(DATA EXCERPTS Opens)

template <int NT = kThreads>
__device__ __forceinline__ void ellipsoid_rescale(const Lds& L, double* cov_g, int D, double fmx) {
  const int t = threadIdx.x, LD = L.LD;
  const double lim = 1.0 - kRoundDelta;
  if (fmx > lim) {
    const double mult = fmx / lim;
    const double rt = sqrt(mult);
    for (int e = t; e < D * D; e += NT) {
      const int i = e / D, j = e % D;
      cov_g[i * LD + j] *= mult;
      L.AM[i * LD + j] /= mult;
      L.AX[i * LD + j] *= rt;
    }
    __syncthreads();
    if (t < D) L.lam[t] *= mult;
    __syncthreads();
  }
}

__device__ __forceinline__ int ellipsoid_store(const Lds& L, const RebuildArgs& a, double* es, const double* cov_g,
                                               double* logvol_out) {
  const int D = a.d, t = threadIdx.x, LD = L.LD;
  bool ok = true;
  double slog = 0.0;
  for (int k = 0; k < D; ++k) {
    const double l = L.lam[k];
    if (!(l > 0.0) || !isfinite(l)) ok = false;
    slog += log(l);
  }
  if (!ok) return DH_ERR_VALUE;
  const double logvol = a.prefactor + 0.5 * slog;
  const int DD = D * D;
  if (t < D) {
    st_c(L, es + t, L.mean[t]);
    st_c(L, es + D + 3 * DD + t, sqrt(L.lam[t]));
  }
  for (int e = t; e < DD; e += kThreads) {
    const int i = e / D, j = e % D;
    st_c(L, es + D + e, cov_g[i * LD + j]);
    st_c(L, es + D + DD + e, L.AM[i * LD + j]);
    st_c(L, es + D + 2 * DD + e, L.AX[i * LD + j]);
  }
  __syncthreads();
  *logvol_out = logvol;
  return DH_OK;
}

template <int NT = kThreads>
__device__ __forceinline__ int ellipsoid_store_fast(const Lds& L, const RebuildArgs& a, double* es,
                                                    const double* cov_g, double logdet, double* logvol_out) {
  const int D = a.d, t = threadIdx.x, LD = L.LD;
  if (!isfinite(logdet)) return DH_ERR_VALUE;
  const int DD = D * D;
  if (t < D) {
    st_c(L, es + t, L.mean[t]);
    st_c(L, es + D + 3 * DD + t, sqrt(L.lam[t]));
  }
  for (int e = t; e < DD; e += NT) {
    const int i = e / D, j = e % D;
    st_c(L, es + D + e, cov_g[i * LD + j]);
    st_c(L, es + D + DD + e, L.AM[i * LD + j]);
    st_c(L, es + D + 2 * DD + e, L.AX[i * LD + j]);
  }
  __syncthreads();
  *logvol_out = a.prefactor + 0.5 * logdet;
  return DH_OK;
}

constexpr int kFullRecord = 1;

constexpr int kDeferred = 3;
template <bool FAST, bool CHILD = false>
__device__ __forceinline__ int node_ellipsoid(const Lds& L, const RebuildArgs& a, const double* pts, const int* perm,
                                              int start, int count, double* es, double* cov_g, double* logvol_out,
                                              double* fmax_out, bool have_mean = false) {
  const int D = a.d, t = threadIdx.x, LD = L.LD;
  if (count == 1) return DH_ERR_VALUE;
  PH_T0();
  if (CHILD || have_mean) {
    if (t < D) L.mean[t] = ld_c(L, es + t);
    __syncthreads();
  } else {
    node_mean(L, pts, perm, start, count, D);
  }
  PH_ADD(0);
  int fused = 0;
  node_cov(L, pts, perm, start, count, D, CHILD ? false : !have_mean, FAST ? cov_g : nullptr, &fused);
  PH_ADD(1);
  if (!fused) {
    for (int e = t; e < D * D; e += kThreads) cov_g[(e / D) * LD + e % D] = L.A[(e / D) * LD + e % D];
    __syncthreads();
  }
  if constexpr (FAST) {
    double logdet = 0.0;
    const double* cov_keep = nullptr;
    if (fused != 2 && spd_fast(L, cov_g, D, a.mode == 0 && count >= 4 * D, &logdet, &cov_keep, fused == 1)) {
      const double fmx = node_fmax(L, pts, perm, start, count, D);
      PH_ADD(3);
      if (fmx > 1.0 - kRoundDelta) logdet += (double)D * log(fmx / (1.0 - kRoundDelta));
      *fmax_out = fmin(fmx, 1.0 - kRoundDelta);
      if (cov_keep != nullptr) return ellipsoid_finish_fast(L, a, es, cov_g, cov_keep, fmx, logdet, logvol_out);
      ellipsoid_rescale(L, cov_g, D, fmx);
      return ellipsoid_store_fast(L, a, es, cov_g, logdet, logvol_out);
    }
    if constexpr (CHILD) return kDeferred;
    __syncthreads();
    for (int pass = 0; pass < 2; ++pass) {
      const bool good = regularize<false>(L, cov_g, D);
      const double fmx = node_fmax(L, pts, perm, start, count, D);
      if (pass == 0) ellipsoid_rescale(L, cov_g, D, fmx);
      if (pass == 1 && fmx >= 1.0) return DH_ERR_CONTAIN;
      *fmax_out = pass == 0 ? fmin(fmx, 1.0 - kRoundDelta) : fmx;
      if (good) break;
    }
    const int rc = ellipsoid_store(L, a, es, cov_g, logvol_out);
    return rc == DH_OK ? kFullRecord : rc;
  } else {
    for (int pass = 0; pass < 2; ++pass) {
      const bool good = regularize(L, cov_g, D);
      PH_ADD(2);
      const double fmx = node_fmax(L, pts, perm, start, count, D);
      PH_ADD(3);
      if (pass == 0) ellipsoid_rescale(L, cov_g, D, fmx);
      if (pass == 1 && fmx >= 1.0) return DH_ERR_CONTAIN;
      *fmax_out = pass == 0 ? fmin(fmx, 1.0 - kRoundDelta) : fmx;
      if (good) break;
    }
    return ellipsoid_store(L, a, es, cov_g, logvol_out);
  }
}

(DATA EXCERPTS Closes)
(DATA EXCERPTS Opens)

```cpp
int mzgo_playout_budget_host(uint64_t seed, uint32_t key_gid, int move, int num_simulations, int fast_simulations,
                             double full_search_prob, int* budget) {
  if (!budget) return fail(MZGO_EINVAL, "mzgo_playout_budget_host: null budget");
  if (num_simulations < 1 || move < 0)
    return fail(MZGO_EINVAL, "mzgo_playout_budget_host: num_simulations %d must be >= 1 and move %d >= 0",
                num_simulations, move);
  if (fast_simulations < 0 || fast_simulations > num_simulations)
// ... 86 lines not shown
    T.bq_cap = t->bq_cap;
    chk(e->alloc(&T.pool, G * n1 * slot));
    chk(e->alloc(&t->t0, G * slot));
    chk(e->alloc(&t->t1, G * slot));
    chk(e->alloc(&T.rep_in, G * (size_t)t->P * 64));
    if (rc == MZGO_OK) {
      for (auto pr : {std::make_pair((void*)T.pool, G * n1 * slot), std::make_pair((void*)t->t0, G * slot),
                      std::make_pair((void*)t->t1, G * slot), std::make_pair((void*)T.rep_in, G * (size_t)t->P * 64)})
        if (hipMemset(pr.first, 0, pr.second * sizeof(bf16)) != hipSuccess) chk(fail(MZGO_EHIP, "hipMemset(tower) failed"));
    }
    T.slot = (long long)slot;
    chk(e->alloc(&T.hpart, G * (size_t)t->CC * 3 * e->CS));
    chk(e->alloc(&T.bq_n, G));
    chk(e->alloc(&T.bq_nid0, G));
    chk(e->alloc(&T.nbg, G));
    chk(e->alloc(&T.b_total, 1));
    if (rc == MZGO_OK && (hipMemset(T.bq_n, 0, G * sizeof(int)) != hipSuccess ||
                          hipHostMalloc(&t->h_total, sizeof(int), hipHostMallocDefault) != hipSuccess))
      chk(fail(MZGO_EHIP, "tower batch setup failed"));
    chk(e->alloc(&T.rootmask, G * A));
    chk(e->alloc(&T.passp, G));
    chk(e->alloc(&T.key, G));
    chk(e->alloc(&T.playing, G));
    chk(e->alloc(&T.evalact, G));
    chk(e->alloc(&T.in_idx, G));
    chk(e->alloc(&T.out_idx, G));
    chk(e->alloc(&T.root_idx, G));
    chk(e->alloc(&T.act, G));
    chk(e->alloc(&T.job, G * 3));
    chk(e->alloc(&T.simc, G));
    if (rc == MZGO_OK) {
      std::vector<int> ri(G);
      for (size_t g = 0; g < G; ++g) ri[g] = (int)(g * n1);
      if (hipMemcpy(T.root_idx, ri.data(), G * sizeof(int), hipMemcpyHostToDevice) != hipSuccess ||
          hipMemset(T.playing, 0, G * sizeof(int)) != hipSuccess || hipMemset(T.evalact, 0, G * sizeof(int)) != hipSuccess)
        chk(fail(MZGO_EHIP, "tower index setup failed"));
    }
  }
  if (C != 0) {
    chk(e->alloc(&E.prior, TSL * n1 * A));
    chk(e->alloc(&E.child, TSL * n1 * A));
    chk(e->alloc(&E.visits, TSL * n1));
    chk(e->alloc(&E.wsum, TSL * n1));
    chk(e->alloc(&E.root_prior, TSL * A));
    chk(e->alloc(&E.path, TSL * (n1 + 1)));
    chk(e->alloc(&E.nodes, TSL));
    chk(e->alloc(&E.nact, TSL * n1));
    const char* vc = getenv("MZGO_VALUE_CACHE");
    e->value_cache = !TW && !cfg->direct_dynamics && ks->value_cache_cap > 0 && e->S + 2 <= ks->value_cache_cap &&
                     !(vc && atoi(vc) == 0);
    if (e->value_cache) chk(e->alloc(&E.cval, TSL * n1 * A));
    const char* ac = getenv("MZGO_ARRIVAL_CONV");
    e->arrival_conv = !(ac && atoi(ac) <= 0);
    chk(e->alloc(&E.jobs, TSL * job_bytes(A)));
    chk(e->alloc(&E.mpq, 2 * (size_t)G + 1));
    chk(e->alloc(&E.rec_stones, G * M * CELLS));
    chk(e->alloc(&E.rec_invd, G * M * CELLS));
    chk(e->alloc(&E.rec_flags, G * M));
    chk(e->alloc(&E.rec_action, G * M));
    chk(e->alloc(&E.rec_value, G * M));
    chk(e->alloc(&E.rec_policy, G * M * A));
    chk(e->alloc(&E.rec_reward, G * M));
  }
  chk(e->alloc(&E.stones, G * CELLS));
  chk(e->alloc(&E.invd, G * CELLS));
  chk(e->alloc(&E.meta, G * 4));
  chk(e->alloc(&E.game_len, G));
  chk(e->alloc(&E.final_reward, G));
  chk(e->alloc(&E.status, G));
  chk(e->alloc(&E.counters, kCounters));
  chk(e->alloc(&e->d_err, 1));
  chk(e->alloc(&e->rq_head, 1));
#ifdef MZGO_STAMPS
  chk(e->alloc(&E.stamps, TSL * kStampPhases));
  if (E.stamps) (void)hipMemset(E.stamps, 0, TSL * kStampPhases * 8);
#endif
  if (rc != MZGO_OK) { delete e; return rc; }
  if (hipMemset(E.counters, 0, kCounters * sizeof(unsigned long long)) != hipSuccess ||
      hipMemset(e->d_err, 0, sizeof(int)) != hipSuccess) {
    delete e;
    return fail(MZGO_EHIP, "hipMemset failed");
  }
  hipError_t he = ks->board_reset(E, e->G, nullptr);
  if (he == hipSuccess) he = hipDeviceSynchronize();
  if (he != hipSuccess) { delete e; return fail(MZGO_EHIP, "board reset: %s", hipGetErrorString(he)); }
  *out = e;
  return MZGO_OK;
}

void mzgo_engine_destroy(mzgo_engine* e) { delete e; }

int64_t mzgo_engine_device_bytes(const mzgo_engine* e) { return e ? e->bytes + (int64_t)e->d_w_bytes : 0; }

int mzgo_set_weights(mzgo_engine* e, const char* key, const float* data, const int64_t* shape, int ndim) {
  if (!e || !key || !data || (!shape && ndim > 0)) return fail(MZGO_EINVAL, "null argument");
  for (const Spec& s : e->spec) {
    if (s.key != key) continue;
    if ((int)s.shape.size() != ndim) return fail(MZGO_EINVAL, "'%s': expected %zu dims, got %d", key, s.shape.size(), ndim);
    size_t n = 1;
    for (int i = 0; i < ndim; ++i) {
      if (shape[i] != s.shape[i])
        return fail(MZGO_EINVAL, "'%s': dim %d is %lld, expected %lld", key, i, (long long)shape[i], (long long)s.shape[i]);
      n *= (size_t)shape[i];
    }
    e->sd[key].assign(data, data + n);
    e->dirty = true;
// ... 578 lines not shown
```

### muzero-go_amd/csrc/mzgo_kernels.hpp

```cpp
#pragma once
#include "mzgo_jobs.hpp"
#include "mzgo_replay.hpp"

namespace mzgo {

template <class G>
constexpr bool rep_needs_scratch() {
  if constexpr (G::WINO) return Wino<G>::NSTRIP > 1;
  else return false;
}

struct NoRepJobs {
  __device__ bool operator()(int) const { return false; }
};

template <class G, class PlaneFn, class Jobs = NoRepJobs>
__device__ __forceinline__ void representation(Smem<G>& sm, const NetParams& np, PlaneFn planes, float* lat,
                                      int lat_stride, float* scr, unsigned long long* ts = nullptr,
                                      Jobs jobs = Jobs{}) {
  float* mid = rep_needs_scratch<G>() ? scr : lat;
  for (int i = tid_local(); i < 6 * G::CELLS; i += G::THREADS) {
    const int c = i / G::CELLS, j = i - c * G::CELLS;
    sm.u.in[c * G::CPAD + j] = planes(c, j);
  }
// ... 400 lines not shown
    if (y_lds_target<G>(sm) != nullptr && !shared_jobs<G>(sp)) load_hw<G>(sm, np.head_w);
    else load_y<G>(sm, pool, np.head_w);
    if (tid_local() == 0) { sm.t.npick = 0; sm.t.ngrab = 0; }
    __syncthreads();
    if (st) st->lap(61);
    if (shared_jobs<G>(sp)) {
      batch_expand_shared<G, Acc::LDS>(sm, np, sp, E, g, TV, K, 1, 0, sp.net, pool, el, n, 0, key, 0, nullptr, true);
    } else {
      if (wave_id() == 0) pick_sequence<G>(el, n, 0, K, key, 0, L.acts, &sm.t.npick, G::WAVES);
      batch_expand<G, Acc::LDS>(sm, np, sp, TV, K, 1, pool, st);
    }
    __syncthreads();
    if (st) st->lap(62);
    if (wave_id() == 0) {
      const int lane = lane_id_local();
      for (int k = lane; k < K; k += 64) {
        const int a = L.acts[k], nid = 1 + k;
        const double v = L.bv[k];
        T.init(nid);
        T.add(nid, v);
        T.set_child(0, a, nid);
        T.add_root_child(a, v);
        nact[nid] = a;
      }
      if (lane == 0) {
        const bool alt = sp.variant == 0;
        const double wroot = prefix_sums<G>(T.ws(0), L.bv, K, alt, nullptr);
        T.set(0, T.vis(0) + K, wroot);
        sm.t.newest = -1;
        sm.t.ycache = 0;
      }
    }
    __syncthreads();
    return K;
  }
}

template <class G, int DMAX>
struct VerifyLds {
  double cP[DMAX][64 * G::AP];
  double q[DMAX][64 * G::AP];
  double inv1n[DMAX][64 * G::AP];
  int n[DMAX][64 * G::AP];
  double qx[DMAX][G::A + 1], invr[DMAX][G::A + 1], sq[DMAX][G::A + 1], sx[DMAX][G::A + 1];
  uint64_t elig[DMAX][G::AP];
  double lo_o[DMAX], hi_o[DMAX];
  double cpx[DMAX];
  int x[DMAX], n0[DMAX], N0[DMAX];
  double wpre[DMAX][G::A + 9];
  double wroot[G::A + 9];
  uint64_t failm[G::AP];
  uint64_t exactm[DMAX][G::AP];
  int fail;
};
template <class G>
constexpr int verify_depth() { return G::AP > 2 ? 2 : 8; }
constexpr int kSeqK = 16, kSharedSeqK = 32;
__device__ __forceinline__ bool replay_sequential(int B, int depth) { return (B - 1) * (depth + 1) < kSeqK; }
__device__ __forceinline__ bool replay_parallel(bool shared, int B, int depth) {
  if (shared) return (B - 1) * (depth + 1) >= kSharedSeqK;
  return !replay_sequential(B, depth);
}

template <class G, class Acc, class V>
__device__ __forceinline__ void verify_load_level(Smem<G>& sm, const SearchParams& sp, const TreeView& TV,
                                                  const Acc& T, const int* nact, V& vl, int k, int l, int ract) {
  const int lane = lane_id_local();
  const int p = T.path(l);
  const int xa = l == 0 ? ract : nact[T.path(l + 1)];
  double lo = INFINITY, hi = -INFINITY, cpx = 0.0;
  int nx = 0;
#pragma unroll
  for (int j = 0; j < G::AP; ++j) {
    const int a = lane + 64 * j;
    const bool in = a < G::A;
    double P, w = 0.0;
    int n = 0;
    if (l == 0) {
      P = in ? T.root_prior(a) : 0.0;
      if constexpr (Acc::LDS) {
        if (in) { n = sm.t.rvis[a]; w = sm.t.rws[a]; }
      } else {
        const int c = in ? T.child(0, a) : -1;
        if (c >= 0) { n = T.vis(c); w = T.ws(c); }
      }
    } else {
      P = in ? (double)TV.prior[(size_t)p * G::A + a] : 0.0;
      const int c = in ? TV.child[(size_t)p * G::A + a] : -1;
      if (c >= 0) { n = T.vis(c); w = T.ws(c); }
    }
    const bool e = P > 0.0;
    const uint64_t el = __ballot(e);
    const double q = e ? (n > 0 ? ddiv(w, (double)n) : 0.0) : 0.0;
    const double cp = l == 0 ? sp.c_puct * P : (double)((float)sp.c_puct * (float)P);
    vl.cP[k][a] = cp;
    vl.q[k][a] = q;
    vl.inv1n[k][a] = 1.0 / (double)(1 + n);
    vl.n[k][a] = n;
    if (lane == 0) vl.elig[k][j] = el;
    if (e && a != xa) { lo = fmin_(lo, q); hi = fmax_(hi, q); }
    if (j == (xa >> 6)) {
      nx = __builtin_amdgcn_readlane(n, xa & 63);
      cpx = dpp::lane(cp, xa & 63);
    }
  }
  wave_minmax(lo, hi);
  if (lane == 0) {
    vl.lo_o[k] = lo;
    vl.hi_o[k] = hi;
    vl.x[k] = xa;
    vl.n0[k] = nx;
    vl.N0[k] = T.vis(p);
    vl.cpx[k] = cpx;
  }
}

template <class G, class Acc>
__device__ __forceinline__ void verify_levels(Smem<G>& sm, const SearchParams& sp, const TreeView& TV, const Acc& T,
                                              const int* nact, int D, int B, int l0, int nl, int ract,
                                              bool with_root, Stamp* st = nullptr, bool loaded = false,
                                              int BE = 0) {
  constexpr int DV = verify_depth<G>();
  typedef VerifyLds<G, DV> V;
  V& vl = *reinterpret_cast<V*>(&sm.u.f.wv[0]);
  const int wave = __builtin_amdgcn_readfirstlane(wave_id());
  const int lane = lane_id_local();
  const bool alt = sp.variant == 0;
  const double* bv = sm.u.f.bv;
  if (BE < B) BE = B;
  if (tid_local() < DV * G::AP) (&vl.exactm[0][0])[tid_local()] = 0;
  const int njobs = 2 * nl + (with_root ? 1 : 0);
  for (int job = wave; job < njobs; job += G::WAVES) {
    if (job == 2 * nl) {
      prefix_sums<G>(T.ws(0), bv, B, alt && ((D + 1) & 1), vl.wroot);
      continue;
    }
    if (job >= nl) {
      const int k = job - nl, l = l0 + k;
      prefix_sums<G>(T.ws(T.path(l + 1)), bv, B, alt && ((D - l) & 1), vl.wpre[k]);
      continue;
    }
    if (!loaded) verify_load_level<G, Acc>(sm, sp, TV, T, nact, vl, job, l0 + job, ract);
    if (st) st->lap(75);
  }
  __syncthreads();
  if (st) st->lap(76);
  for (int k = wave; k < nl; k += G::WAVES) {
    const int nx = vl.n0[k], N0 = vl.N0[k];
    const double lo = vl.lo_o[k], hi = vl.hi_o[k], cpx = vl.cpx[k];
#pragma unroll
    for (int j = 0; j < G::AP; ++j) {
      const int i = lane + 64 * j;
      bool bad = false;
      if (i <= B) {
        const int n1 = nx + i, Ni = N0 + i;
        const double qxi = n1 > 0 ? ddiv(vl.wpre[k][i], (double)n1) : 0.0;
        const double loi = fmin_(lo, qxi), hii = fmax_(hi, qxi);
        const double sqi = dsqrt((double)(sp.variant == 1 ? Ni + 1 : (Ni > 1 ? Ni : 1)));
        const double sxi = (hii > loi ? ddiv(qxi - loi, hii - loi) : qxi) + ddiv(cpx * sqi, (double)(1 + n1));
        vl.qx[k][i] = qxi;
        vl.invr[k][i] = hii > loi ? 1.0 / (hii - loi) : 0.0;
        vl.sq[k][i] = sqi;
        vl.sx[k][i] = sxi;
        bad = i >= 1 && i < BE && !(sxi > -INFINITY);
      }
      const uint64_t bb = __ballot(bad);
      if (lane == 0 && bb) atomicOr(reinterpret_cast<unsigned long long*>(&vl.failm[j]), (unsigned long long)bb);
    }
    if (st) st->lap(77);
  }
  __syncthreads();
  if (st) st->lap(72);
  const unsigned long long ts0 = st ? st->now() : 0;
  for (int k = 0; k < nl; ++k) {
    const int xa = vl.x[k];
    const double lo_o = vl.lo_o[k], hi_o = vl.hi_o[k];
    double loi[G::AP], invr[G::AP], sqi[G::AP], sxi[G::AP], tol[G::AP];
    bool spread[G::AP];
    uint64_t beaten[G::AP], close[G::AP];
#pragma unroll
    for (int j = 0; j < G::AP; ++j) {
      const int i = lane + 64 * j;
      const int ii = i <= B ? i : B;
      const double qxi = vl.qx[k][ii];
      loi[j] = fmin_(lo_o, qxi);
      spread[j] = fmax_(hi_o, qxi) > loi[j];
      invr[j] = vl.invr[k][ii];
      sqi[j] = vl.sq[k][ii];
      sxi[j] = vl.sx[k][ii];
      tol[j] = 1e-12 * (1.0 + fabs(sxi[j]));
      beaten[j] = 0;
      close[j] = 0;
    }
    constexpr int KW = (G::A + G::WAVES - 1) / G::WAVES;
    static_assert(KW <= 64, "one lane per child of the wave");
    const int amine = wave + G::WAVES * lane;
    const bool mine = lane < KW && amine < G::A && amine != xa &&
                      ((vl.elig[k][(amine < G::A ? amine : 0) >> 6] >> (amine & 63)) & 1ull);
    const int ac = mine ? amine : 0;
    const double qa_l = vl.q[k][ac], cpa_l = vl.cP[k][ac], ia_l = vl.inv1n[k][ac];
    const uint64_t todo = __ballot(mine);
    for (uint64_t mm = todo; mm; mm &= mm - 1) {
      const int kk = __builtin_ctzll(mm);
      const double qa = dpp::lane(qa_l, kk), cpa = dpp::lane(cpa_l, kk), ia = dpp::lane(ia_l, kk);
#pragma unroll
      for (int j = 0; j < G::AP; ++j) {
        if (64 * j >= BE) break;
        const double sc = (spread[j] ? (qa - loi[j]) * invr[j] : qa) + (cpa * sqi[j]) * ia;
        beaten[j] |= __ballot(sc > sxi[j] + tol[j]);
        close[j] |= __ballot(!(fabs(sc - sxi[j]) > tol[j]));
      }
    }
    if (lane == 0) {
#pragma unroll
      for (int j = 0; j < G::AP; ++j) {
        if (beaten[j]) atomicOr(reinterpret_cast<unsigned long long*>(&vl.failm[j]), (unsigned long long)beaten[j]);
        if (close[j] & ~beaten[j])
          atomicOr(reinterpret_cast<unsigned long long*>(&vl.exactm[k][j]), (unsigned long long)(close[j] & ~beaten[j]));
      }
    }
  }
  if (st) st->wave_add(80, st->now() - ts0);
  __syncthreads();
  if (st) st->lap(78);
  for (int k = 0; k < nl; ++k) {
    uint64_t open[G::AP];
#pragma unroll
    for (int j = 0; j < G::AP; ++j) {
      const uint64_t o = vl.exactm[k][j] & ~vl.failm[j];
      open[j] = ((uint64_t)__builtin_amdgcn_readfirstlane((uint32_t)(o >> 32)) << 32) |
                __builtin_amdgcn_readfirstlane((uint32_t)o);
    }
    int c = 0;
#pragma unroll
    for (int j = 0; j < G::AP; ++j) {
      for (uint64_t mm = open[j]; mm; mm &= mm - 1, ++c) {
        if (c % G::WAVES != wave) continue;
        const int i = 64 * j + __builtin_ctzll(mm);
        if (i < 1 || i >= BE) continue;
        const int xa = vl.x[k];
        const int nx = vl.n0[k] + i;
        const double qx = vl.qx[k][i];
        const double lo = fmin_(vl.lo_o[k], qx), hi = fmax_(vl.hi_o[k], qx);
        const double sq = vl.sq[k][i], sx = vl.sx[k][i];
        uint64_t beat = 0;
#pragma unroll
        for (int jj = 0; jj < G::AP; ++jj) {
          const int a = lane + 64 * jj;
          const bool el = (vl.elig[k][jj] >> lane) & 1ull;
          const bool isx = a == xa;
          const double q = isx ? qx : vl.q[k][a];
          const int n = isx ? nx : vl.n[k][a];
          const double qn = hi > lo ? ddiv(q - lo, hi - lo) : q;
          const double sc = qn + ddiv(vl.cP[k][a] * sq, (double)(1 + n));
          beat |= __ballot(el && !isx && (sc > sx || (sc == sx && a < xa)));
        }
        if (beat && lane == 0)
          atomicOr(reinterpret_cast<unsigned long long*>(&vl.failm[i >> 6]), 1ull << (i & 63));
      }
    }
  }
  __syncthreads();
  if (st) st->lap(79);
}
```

(DATA EXCERPTS Closes)

INSTRUCTIONS TO FOLLOW: Whenever a line of the data includes "counters", copy that line.

SOLUTION TO THE PROBLEM:
  chk(e->alloc(&E.counters, kCounters));
  if (hipMemset(E.counters, 0, kCounters * sizeof(unsigned long long)) != hipSuccess ||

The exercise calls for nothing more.